Jembatan 200 M ini, kami lewati bersambung kembali ke jalur bebatuan. Dari Rawa Gayonggo, akan bertemu pos Panyangcangan mempertemukan jalur menuju Air terjun Ciberum. Sempat penasaran ingin melihat air terjun Ciberum, sepertinya niat itu aku pendam dulu. Mungkin satu hari nanti bisa kembali dan menyambangi air terjun Ciberum. Di Pos Panyangcangan ada petugas yang menjaga, meminta nama-nama rombongan. Aku sempat deg-degan soal perlengkapan, pasalnya peraturan di sini harus menggunakan sepatu gunung. Sedangkan, aku tidak menggunakan sepatu gunung hanya sendal Eiger biasa dipakai. Agar tidak ketahuan aku duduk di batu berukuran besar, lalu kaki dirapatkan dan badan berlawan arah dari pos. Waktu itu, ada dua rombongan pendaki yang berkumpul di Pos Penyangcangan antri untuk memberikan laporan kepada rombongan masing-masing. Sekira 10 menit, akhirnya giliran kelompok 3 melaju. Aku perlahan menyelip dengan maksud agar tidak ketahuan, setelah melewati Pos Panyangcangan mulai lega. 



Kami terus berjalan, jalurnya sama seperti sebelumnya hanya saja bebatuan yang tersusun di sepanjangn jalur mulai tidak beraturan dan tingkat kemiringan mulai kami rasakan. Begitupun tanjakan perlahan membuat betis dan bahu merasa nyeri. Untung saja dari Pos Panyangcangan menuju Pos Rawa Denok, kami diberikan jalur landai lumayan panjang suatu kebahagian bagi pendaki. Istirahatlah kami di Pos Rawa Denok, di sini kami beristirahat sambil memasak sosis dan nagget. Karena perut sedari tadi keroncongan, setelah membawa tas keril yang lumayan beratnya. Canda dan tawa pun menghiasi istirahat kami. Sambil memijat dan diolesi krim peredam pegal-pegal begitu nikmat. Tak sengaja tempatku istirahat ada penjual uduk dan minuman. Hal ini sudah rumlah di gunung sekitara Jawa, ini kali kedua aku bertemu dengan penjual. Iseng-iseng teman membeli nasi uduk kuning, saat nasi itu masuk ke perut seperti bukan nasi biasanya. Aku pun mencoba merasakan satu suap dan ternyata nasinya terasa dingin dan kaku. Kami pun tertawa saat merasakan nasi kuning itu. Tapi apalah daya namanya di gunung apapun makanannya pasti di makanan aja. Di pos Denok kami lumayan lama beristirahat hingga satu rombongan telah mendahului kami.

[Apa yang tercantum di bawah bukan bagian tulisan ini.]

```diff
+  __builtin_amdgcn_s_setprio(0);
+  float t0[2][16], t1[2][16];
+#pragma unroll
+  for (int pl = 0; pl < 2; ++pl)
+#pragma unroll
+    for (int v = 0; v < 16; ++v) {
+      t0[pl][v] = (acc[pl][v] + acc[2 + pl][v]) + acc[4 + pl][v];
+      t1[pl][v] = (acc[2 + pl][v] - acc[4 + pl][v]) - acc[6 + pl][v];
+    }
+  float* x_mine = smem + (wave * 32) * 64 + lane;
+  const float* x_theirs = smem + ((wave ^ 4) * 32) * 64 + lane;
+#pragma unroll
+  for (int v = 0; v < 16; ++v) {
+    x_mine[v * 64] = c ? t0[0][v] : t0[1][v];
+    x_mine[(16 + v) * 64] = c ? t1[0][v] : t1[1][v];
+  }
+  __syncthreads();
+  float y0v[16], y1v[16];
+  if (c == 0) {
+#pragma unroll
+    for (int v = 0; v < 16; ++v) {
+      y0v[v] = (t0[0][v] + t0[1][v]) + x_theirs[v * 64];
+      y1v[v] = (t1[0][v] + t1[1][v]) + x_theirs[(16 + v) * 64];
+    }
+  } else {
+#pragma unroll
+    for (int v = 0; v < 16; ++v) {
+      y0v[v] = (x_theirs[v * 64] - t0[0][v]) - t0[1][v];
+      y1v[v] = (x_theirs[(16 + v) * 64] - t1[0][v]) - t1[1][v];
+    }
+  }
+  const float alpha = p.act ? kLeakyAlpha : 1.f;
+  const unsigned cs4 = (unsigned)p.out_cs * 4u;
+  const __amdgpu_buffer_rsrc_t orsrc =
+      make_rsrc(p.out + ((size_t)img * p.H * p.W + (size_t)y0 * p.W + x0) * p.out_cs + wq * 32);
+  const unsigned lane_out = (unsigned)(8 * h) * cs4 + (unsigned)r * 4u;
+#pragma unroll
+  for (int v = 0; v < 16; ++v) {
+    const int prow = 2 * (v >> 3), pcol = 2 * (8 * ((v >> 2) & 1) + (v & 3));
+#pragma unroll
+    for (int i = 0; i < 2; ++i) {
+      const float x = i ? y1v[v] : y0v[v];
+      const unsigned soff = (unsigned)((prow + i) * p.W + pcol + c) * cs4;
+      __builtin_amdgcn_raw_buffer_store_b32(__float_as_uint(__builtin_amdgcn_fmed3f(x, x * alpha, 3.4028234664e38f)), orsrc, lane_out, soff, 0);
+    }
+  }
+}
+
 inline int wino_conv2_auto_nw(int batch, int H, int W) {
   const long long tiles = (long long)batch * (H / 4) * (W / 32);
   return 2 * tiles <= device_cu_count() ? 2 : 4;
+}
+
+inline hipError_t launch_wino_conv2_pairs(WinoArgs a, int batch, hipStream_t stream) {
+  using C = WinoPairCfg;
+  static PerDeviceOnce once;
+  const int dev = PerDeviceOnce::current();
+  if (dev < 0 || !once.done[dev]) {
+    hipError_t e = hipFuncSetAttribute(reinterpret_cast<const void*>(wino_conv2_pairs_kernel), hipFuncAttributeMaxDynamicSharedMemorySize, C::SMEM_BYTES);
+    if (e != hipSuccess) return e;
+    if (dev >= 0) once.done[dev] = true;
+  }
+  a.tiles_x = a.W / 32;
+  a.tiles_y = a.H / 4;
+  hipLaunchKernelGGL(wino_conv2_pairs_kernel, dim3(a.tiles_x * a.tiles_y * batch), dim3(C::NT), C::SMEM_BYTES, stream, a);
+  return hipGetLastError();
 }
 
 template <int NW>
@@ -250,8 +472,12 @@
   return hipGetLastError();
 }
 
-inline hipError_t launch_wino_conv2(const WinoArgs& a, int batch, hipStream_t stream, int nw = 0) {
-  if (nw == 0) nw = wino_conv2_auto_nw(batch, a.H, a.W);
+inline hipError_t launch_wino_conv2(const WinoArgs& a, int batch, hipStream_t stream, int nw = 0, bool pairs = true) {
+  if (nw == 0) {
+    nw = wino_conv2_auto_nw(batch, a.H, a.W);
+    if (nw == 4 && pairs) nw = 8;
+  }
+  if (nw == 8) return launch_wino_conv2_pairs(a, batch, stream);
   return nw == 2 ? launch_wino_conv2_nw<2>(a, batch, stream) : launch_wino_conv2_nw<4>(a, batch, stream);
 }
 
```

Setelah perut terisi tenaga mulai terkumpul kembali, kami pun melanjutkan perjalanan. Satu per-satu pos kami lewati Rawa Denok 2, Batu Kukus 1, Batu Kukus 2, Batu Kukus 3, di setiap pos kami merebahkan badan sejenak. Dan sampailah kami di air terjun panas. Di sini aku, merasakan hal berbeda dari biasanya,yakni melewati air terjun panas lalu yang sampingnya jurang begitu dalam. Perlahan kami saling bergotong royong satu sama lain berpegangan erat. Saat giliranku, kaki mulai melangkah dari batu ke batu hawa panas begitu membakar kulit, percikan airnya hinggap di kulit betis bener panas. Saya harus menahan itu, kepulan asap dari air panas sangat menutupi jalan untung saja waktu itu begitu cerah, jadi tidak begitu sulit. Kami pun istirahat lagi, tidak jauh dari shalter ada air terjun panas tidak terlalu besar bisa dinikmati oleh para pendaki. Saat kedua kaki kucelupkan di aliran air terjun tersebut, begitu amat sangat nyaman banget. Walapun airnya tidak begitu panas tapi lumayan bisa menyegarkan badan. Sekira 5 menit merendam kedua kaki dan mencuci muka dan melanjutkan perjalanan.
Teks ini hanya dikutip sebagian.